The electronic water pump provided by the embodiment of the invention, as shown in fig. 8, comprises a pump shell 11, a controller 12, an impeller rotor assembly 9, a stator assembly 13, a casing rotating shaft assembly 14 and a sealing ring; the pump shell 11 and the controller 12 are fixed with the machine shell 16 through screws such as self-tapping screws, a first sealing ring is arranged between the pump shell 11 and the machine shell 16, and a second sealing ring 15 is arranged between the controller 12 and the machine shell 16; the shell 16 is injection molded by taking the rotating shaft 17 as a core mold, and the shell 16 and the rotating shaft 17 become a shell rotating shaft assembly 14, as shown in fig. 9; the impeller rotor assembly 9 is inserted into the rotating shaft 17, and the shaft sleeve 1 and the rotating shaft 17 form clearance fit; the length of the shaft sleeve 1 and the length of the rotating shaft 17 in clearance fit are 25-30 mm, a hydraulic die is formed when the impeller rotor assembly 9 operates in a clearance between the impeller rotor assembly 9 and the rotating shaft 17, and the impeller rotor assembly 9 cannot deflect.

When electronic pump 10 operates, the drunkenness takes place for 9 axial of impeller rotor subassembly, and during toward the 11 direction drunkenness of pump case, 1 upper surface of axle sleeve rubs with 11 bottom parts of pump case (if locate the D type gasket of 11 bottoms of pump case), and when the drunkenness of 16 bottoms of casing, 1 lower surfaces of axle sleeve rubs with 16 bottoms of casing, and axle sleeve 1 adopts wear-resistant material: enhanced PPS (CF 10-30%).

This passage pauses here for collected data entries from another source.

extern "C" const char *b200aa_status_string(int s)
{
    switch (s) {
    case B200AA_OK: return "ok";
    case B200AA_ERR_INVALID: return "invalid argument";
    case B200AA_ERR_TOO_SHORT: return "need at least one array to concatenate";
    case B200AA_ERR_CHROMA: return "chroma: semitone index >= num_fft (window too short for this sampling rate)";
    case B200AA_ERR_MEL_RANGE: return "mel filterbank: filter edge beyond num_fft";
    case B200AA_ERR_CUDA: return "CUDA error";
    case B200AA_ERR_UNSUPPORTED: return "window too large for the on-chip transform";
    case B200AA_ERR_NO_DEVICE: return "no sm_90 CUDA device";
    default: return "unknown status";
    }
}

extern "C" int b200aa_device_ok(void)
{
    int dev = 0;
    if (cudaGetDevice(&dev) != cudaSuccess) { cudaGetLastError(); return B200AA_ERR_NO_DEVICE; }
    cudaDeviceProp pr;
    if (cudaGetDeviceProperties(&pr, dev) != cudaSuccess) { cudaGetLastError(); return B200AA_ERR_NO_DEVICE; }
    return (pr.major == 9 && pr.minor == 0) ? B200AA_OK : B200AA_ERR_NO_DEVICE;
}

extern "C" int b200aa_host_table(int fs, int window, int which, double *h_out)
{
    if (!h_out || window < 2 || fs <= 0) return B200AA_ERR_INVALID;
    const int K = window / 2;
    std::vector<double> t;
    int rc = B200AA_OK;
    if (which == 0) rc = b200aa_host::build_mel(fs, K, t);
    else if (which == 1) rc = b200aa_host::build_chroma(fs, K, t);
    else if (which == 2) b200aa_host::build_dct(t);
    else return B200AA_ERR_INVALID;
    if (rc != B200AA_OK) return rc;
    std::memcpy(h_out, t.data(), t.size() * sizeof(double));
    return B200AA_OK;
}

extern "C" int64_t b200aa_num_frames(int64_t n, int w, int s)
{
    return (w < 1 || s < 1) ? 0 : b200aa_host::num_frames(n, w, s);
}
extern "C" int64_t b200aa_spectrogram_rows(int64_t n, int w, int s)
{
    return (w < 1 || s < 1) ? 0 : rows::spectrogram(n, w, s).R;
}
extern "C" int64_t b200aa_chromagram_rows(int64_t n, int w, int s)
{
    return (w < 1 || s < 1) ? 0 : rows::chromagram(n, w, s).R;
}
__host__ __device__ inline int64_t frames_of(int64_t n, int w, int s) { return n < w ? 0 : (n - w) / s + 1; }
__host__ __device__ inline int64_t windows_of(int64_t n_frames, int stepr)
{
    return (stepr < 1 || n_frames <= 0) ? 0 : (n_frames + stepr - 1) / stepr;
}

extern "C" int64_t b200aa_mid_windows(int64_t n_frames, int stepr) { return windows_of(n_frames, stepr); }

struct Transform {
    int n = 0, Nc = 0, packed = 0;
    std::vector<int> radix;
    float2 *d_tw = nullptr, *d_tw_post = nullptr;
    ~Transform()
    {
        if (d_tw) cudaFree(d_tw);
        if (d_tw_post) cudaFree(d_tw_post);
    }
};

struct b200aa_plan {
    int fs = 0, window = 0, step = 0, K = 0;
    int device = 0, sm_count = 0;
    int force_generic = 0;
    int fast_kind = 0;
    int tables_status = B200AA_OK;
    BlobLayout bl{};
    int *d_blob = nullptr;
    std::vector<int> h_blob;
    std::mutex mu;
    std::map<int, std::unique_ptr<Transform>> transforms;
    std::mutex host_mu;
    void *ws[4] = {nullptr, nullptr, nullptr, nullptr};
    size_t ws_cap[4] = {0, 0, 0, 0};
    FastTables fast{};
    PairTables pair{};
    SoloTables solo{};
    int prefer = -1;
    static constexpr unsigned kSlots = 64;
    static constexpr size_t kSlotBytes = 64 * 1024;
    unsigned char *d_counters = nullptr;
    cudaEvent_t slot_event[kSlots] = {};
    bool slot_used[kSlots] = {};
    unsigned next_slot = 0;
    std::mutex slot_mu;
    static constexpr int kPipe = 3;
    cudaStream_t pipe_stream[kPipe] = {nullptr, nullptr, nullptr};
    void *pipe_ws[kPipe][3] = {};
    size_t pipe_cap[kPipe][3] = {};
    ~b200aa_plan()
    {
        if (d_blob) cudaFree(d_blob);
        for (void *w : ws) if (w) cudaFree(w);
        for (int k = 0; k < kPipe; ++k) {
            if (pipe_stream[k]) cudaStreamDestroy(pipe_stream[k]);
            for (void *w : pipe_ws[k]) if (w) cudaFree(w);
        }
        fast.release();
        pair.release();
        solo.release();
        if (d_counters) cudaFree(d_counters);
        for (cudaEvent_t e : slot_event) if (e) cudaEventDestroy(e);
    }
};

static int make_transform(int n, std::unique_ptr<Transform> &out)
{
    std::unique_ptr<Transform> t(new Transform);
    t->n = n;
    t->packed = (n % 2 == 0) ? 1 : 0;
    t->Nc = t->packed ? n / 2 : n;
    t->radix = b200aa_host::radix_list(t->Nc);
    if (t->Nc == 1) t->radix.clear();
    if ((int)t->radix.size() > kMaxRadix) return B200AA_ERR_UNSUPPORTED;
    std::vector<float2> tw(t->Nc), tp(t->Nc);
    for (int j = 0; j < t->Nc; ++j) {
        const double a = -2.0 * b200aa_host::kPi * double(j) / double(t->Nc);
        tw[j] = make_float2(float(std::cos(a)), float(std::sin(a)));
        const double b = -2.0 * b200aa_host::kPi * double(j) / double(n);
        tp[j] = make_float2(float(std::cos(b)), float(std::sin(b)));
    }
    CK(cudaMalloc(&t->d_tw, sizeof(float2) * t->Nc));
    CK(cudaMalloc(&t->d_tw_post, sizeof(float2) * t->Nc));
    CK(cudaMemcpy(t->d_tw, tw.data(), sizeof(float2) * t->Nc, cudaMemcpyHostToDevice));
    CK(cudaMemcpy(t->d_tw_post, tp.data(), sizeof(float2) * t->Nc, cudaMemcpyHostToDevice));
    out = std::move(t);
    return B200AA_OK;
}

static int get_transform(b200aa_plan *pl, int n, Transform **out)
{
    std::lock_guard<std::mutex> g(pl->mu);
    auto it = pl->transforms.find(n);
    if (it == pl->transforms.end()) {
        std::unique_ptr<Transform> t;
        int rc = make_transform(n, t);
        if (rc != B200AA_OK) return rc;
        it = pl->transforms.emplace(n, std::move(t)).first;
    }
    *out = it->second.get();
    return B200AA_OK;
}

extern "C" int b200aa_plan_create(b200aa_plan **out, int fs, int window, int step)
{
    if (!out || fs <= 0 || window < 2 || step < 1) return B200AA_ERR_INVALID;
    int rc = b200aa_device_ok();
    if (rc != B200AA_OK) return rc;
    std::unique_ptr<b200aa_plan> pl(new b200aa_plan);
    pl->fs = fs; pl->window = window; pl->step = step; pl->K = window / 2;
    CK(cudaGetDevice(&pl->device));
    CK(cudaDeviceGetAttribute(&pl->sm_count, cudaDevAttrMultiProcessorCount, pl->device));
    pl->tables_status = b200aa_host::build_blob(fs, pl->K, pl->h_blob, pl->bl);
    CK(cudaMalloc(&pl->d_blob, sizeof(int) * pl->h_blob.size()));
    CK(cudaMemcpy(pl->d_blob, pl->h_blob.data(), sizeof(int) * pl->h_blob.size(), cudaMemcpyHostToDevice));
    Transform *t = nullptr;
    rc = get_transform(pl.get(), window, &t);
    if (rc != B200AA_OK) return rc;
    rc = fast_plan_init(fs, window, step, pl->h_blob, pl->bl, &pl->fast, &pl->fast_kind);
    if (rc != B200AA_OK) return rc;
    int sl_ = 0, sr_ = 0;
    if ((pair_r_for_window(window) || solo_shape_for_window(window, &sl_, &sr_)) && pl->tables_status == B200AA_OK) {
        std::vector<double> mel, chr, dct;
        b200aa_host::build_mel(fs, pl->K, mel);
        b200aa_host::build_chroma(fs, pl->K, chr);
        b200aa_host::build_dct(dct);
        std::vector<int> pblob;
        PairBlobLayout pbl{};
        build_pair_blob(mel, chr, dct, pl->K, pblob, pbl);
        rc = pair_plan_init(window, pblob, pbl, &pl->pair);
        if (rc != B200AA_OK) return cuda_fail(cudaGetLastError(), "pair_plan_init");
        rc = solo_plan_init(window, pblob, pbl, &pl->solo);
        if (rc != B200AA_OK) return cuda_fail(cudaGetLastError(), "solo_plan_init");
    }
    CK(cudaMalloc(&pl->d_counters, b200aa_plan::kSlots * b200aa_plan::kSlotBytes));
    *out = pl.release();
    return B200AA_OK;
}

According to the electronic water pump 10 provided by the scheme, the shaft sleeve 1 is integrated with the rotor as a sliding bearing, the rotating shaft 17 is fixed with the machine shell 16, the impeller rotor assembly 9 is inserted into the rotating shaft 17 to form clearance fit, the shaft sleeve 1 is made of wear-resistant materials, the inner wall of the shaft sleeve 1 is provided with the through groove and communicated with the air gap between the stator assembly 13 and the impeller rotor assembly 9, and cooling liquid flows when the water pump operates to realize self-cooling.

Of course, the stator module 13 may also be integrally formed by injection molding, and then the shell assembly is injection molded, the casing 16 is a casing injection molded body, the stator module 13 is plastically packaged inside the casing injection molded body, the rotating shaft 17 is embedded inside the casing injection molded body, and the stator module 13, the rotating shaft 17 and the casing injection molded body become the casing assembly, so that the stator module 13 is plastically packaged inside the casing injection molded body to form self-sealing.

Specifically, the electronic water pump is an electronic water pump for a vehicle.